___ STORED DATA

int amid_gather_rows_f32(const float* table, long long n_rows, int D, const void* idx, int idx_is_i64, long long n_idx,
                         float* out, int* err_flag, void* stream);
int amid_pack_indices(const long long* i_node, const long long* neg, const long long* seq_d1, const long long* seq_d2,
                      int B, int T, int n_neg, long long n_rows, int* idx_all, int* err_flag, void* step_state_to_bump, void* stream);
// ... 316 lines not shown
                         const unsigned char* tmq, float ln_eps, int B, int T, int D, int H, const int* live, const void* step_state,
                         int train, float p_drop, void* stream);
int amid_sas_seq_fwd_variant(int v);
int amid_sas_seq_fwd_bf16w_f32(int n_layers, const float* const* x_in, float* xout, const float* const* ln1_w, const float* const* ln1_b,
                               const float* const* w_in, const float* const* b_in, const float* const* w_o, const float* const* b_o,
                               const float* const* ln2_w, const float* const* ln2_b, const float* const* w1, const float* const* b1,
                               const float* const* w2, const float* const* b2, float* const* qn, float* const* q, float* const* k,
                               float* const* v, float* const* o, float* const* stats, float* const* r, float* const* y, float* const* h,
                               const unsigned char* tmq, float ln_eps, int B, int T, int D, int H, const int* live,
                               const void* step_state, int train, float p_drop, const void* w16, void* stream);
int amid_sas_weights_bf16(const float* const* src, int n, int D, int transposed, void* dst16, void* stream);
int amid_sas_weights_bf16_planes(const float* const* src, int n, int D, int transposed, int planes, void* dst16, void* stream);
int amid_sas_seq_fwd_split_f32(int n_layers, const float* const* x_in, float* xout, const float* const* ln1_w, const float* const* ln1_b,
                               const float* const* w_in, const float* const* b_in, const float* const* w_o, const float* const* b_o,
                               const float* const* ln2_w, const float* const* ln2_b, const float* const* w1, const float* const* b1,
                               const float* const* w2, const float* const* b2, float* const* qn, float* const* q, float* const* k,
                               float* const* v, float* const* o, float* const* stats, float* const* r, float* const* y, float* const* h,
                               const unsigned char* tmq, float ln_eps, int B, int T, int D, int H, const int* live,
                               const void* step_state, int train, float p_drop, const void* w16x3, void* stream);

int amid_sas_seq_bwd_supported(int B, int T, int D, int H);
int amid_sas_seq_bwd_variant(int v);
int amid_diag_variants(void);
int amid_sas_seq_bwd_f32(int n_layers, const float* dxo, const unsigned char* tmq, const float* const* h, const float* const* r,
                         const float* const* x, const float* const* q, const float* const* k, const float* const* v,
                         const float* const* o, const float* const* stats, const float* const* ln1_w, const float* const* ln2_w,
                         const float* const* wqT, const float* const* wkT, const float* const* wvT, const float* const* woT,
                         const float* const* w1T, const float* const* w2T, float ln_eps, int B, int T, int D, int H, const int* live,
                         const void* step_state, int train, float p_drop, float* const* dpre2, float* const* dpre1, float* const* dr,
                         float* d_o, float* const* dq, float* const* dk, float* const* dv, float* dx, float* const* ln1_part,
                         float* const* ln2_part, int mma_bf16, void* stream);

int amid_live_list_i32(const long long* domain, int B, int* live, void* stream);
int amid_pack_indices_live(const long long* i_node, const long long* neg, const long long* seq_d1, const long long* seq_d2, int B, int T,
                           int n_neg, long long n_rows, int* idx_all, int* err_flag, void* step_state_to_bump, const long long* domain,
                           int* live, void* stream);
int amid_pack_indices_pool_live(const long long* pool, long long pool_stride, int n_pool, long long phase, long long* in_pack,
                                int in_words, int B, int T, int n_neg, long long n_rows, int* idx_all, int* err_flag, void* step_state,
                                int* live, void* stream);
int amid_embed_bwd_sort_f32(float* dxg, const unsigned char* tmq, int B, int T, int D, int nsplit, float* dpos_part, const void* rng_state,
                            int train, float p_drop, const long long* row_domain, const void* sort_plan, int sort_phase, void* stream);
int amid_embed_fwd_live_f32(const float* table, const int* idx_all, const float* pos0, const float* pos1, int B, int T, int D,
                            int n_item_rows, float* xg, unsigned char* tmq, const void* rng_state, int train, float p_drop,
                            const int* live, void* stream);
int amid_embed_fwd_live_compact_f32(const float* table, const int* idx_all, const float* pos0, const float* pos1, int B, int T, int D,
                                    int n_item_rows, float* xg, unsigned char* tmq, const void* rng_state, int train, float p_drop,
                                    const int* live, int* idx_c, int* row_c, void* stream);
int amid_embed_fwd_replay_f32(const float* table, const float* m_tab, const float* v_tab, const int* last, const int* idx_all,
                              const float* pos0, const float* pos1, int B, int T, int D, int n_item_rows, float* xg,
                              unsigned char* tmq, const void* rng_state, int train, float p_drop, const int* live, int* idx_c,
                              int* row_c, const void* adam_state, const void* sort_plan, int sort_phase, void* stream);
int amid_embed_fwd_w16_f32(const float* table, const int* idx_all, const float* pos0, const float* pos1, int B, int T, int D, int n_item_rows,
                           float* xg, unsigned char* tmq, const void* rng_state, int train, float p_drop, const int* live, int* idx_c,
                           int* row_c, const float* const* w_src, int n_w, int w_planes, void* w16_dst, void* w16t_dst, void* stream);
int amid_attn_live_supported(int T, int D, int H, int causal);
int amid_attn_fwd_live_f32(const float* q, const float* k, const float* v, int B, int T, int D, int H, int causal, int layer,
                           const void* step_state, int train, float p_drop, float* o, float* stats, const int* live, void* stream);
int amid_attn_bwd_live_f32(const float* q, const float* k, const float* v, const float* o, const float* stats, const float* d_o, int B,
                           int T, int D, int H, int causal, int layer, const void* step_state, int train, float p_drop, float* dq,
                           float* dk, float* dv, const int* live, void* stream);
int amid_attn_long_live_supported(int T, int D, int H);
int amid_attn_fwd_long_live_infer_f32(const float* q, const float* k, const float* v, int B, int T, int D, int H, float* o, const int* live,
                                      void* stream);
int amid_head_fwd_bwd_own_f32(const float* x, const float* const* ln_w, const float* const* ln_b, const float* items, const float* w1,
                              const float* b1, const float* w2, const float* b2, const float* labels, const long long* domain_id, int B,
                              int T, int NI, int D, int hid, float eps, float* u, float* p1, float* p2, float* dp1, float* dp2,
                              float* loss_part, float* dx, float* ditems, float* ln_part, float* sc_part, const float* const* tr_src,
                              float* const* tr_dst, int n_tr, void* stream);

______

#### [ACTION ITEM]
Transcribe the data exactly.

#### [REPLY]
int amid_gather_rows_f32(const float* table, long long n_rows, int D, const void* idx, int idx_is_i64, long long n_idx,
                         float* out, int* err_flag, void* stream);
int amid_pack_indices(const long long* i_node, const long long* neg, const long long* seq_d1, const long long* seq_d2,
                      int B, int T, int n_neg, long long n_rows, int* idx_all, int* err_flag, void* step_state_to_bump, void* stream);
// ... 316 lines not shown
                         const unsigned char* tmq, float ln_eps, int B, int T, int D, int H, const int* live, const void* step_state,
                         int train, float p_drop, void* stream);
int amid_sas_seq_fwd_variant(int v);
int amid_sas_seq_fwd_bf16w_f32(int n_layers, const float* const* x_in, float* xout, const float* const* ln1_w, const float* const* ln1_b,
                               const float* const* w_in, const float* const* b_in, const float* const* w_o, const float* const* b_o,
                               const float* const* ln2_w, const float* const* ln2_b, const float* const* w1, const float* const* b1,
                               const float* const* w2, const float* const* b2, float* const* qn, float* const* q, float* const* k,
                               float* const* v, float* const* o, float* const* stats, float* const* r, float* const* y, float* const* h,
                               const unsigned char* tmq, float ln_eps, int B, int T, int D, int H, const int* live,
                               const void* step_state, int train, float p_drop, const void* w16, void* stream);
int amid_sas_weights_bf16(const float* const* src, int n, int D, int transposed, void* dst16, void* stream);
int amid_sas_weights_bf16_planes(const float* const* src, int n, int D, int transposed, int planes, void* dst16, void* stream);
int amid_sas_seq_fwd_split_f32(int n_layers, const float* const* x_in, float* xout, const float* const* ln1_w, const float* const* ln1_b,
                               const float* const* w_in, const float* const* b_in, const float* const* w_o, const float* const* b_o,
                               const float* const* ln2_w, const float* const* ln2_b, const float* const* w1, const float* const* b1,
                               const float* const* w2, const float* const* b2, float* const* qn, float* const* q, float* const* k,
                               float* const* v, float* const* o, float* const* stats, float* const* r, float* const* y, float* const* h,
                               const unsigned char* tmq, float ln_eps, int B, int T, int D, int H, const int* live,
                               const void* step_state, int train, float p_drop, const void* w16x3, void* stream);

int amid_sas_seq_bwd_supported(int B, int T, int D, int H);
int amid_sas_seq_bwd_variant(int v);
int amid_diag_variants(void);
int amid_sas_seq_bwd_f32(int n_layers, const float* dxo, const unsigned char* tmq, const float* const* h, const float* const* r,
                         const float* const* x, const float* const* q, const float* const* k, const float* const* v,
                         const float* const* o, const float* const* stats, const float* const* ln1_w, const float* const* ln2_w,
                         const float* const* wqT, const float* const* wkT, const float* const* wvT, const float* const* woT,
                         const float* const* w1T, const float* const* w2T, float ln_eps, int B, int T, int D, int H, const int* live,
                         const void* step_state, int train, float p_drop, float* const* dpre2, float* const* dpre1, float* const* dr,
                         float* d_o, float* const* dq, float* const* dk, float* const* dv, float* dx, float* const* ln1_part,
                         float* const* ln2_part, int mma_bf16, void* stream);

int amid_live_list_i32(const long long* domain, int B, int* live, void* stream);
int amid_pack_indices_live(const long long* i_node, const long long* neg, const long long* seq_d1, const long long* seq_d2, int B, int T,
                           int n_neg, long long n_rows, int* idx_all, int* err_flag, void* step_state_to_bump, const long long* domain,
                           int* live, void* stream);
int amid_pack_indices_pool_live(const long long* pool, long long pool_stride, int n_pool, long long phase, long long* in_pack,
                                int in_words, int B, int T, int n_neg, long long n_rows, int* idx_all, int* err_flag, void* step_state,
                                int* live, void* stream);
int amid_embed_bwd_sort_f32(float* dxg, const unsigned char* tmq, int B, int T, int D, int nsplit, float* dpos_part, const void* rng_state,
                            int train, float p_drop, const long long* row_domain, const void* sort_plan, int sort_phase, void* stream);
int amid_embed_fwd_live_f32(const float* table, const int* idx_all, const float* pos0, const float* pos1, int B, int T, int D,
                            int n_item_rows, float* xg, unsigned char* tmq, const void* rng_state, int train, float p_drop,
                            const int* live, void* stream);
int amid_embed_fwd_live_compact_f32(const float* table, const int* idx_all, const float* pos0, const float* pos1, int B, int T, int D,
                                    int n_item_rows, float* xg, unsigned char* tmq, const void* rng_state, int train, float p_drop,
                                    const int* live, int* idx_c, int* row_c, void* stream);
int amid_embed_fwd_replay_f32(const float* table, const float* m_tab, const float* v_tab, const int* last, const int* idx_all,
                              const float* pos0, const float* pos1, int B, int T, int D, int n_item_rows, float* xg,
                              unsigned char* tmq, const void* rng_state, int train, float p_drop, const int* live, int* idx_c,
                              int* row_c, const void* adam_state, const void* sort_plan, int sort_phase, void* stream);
int amid_embed_fwd_w16_f32(const float* table, const int* idx_all, const float* pos0, const float* pos1, int B, int T, int D, int n_item_rows,
                           float* xg, unsigned char* tmq, const void* rng_state, int train, float p_drop, const int* live, int* idx_c,
                           int* row_c, const float* const* w_src, int n_w, int w_planes, void* w16_dst, void* w16t_dst, void* stream);
int amid_attn_live_supported(int T, int D, int H, int causal);
int amid_attn_fwd_live_f32(const float* q, const float* k, const float* v, int B, int T, int D, int H, int causal, int layer,
                           const void* step_state, int train, float p_drop, float* o, float* stats, const int* live, void* stream);
int amid_attn_bwd_live_f32(const float* q, const float* k, const float* v, const float* o, const float* stats, const float* d_o, int B,
                           int T, int D, int H, int causal, int layer, const void* step_state, int train, float p_drop, float* dq,
                           float* dk, float* dv, const int* live, void* stream);
int amid_attn_long_live_supported(int T, int D, int H);
int amid_attn_fwd_long_live_infer_f32(const float* q, const float* k, const float* v, int B, int T, int D, int H, float* o, const int* live,
                                      void* stream);
int amid_head_fwd_bwd_own_f32(const float* x, const float* const* ln_w, const float* const* ln_b, const float* items, const float* w1,
                              const float* b1, const float* w2, const float* b2, const float* labels, const long long* domain_id, int B,
                              int T, int NI, int D, int hid, float eps, float* u, float* p1, float* p2, float* dp1, float* dp2,
                              float* loss_part, float* dx, float* ditems, float* ln_part, float* sc_part, const float* const* tr_src,
                              float* const* tr_dst, int n_tr, void* stream);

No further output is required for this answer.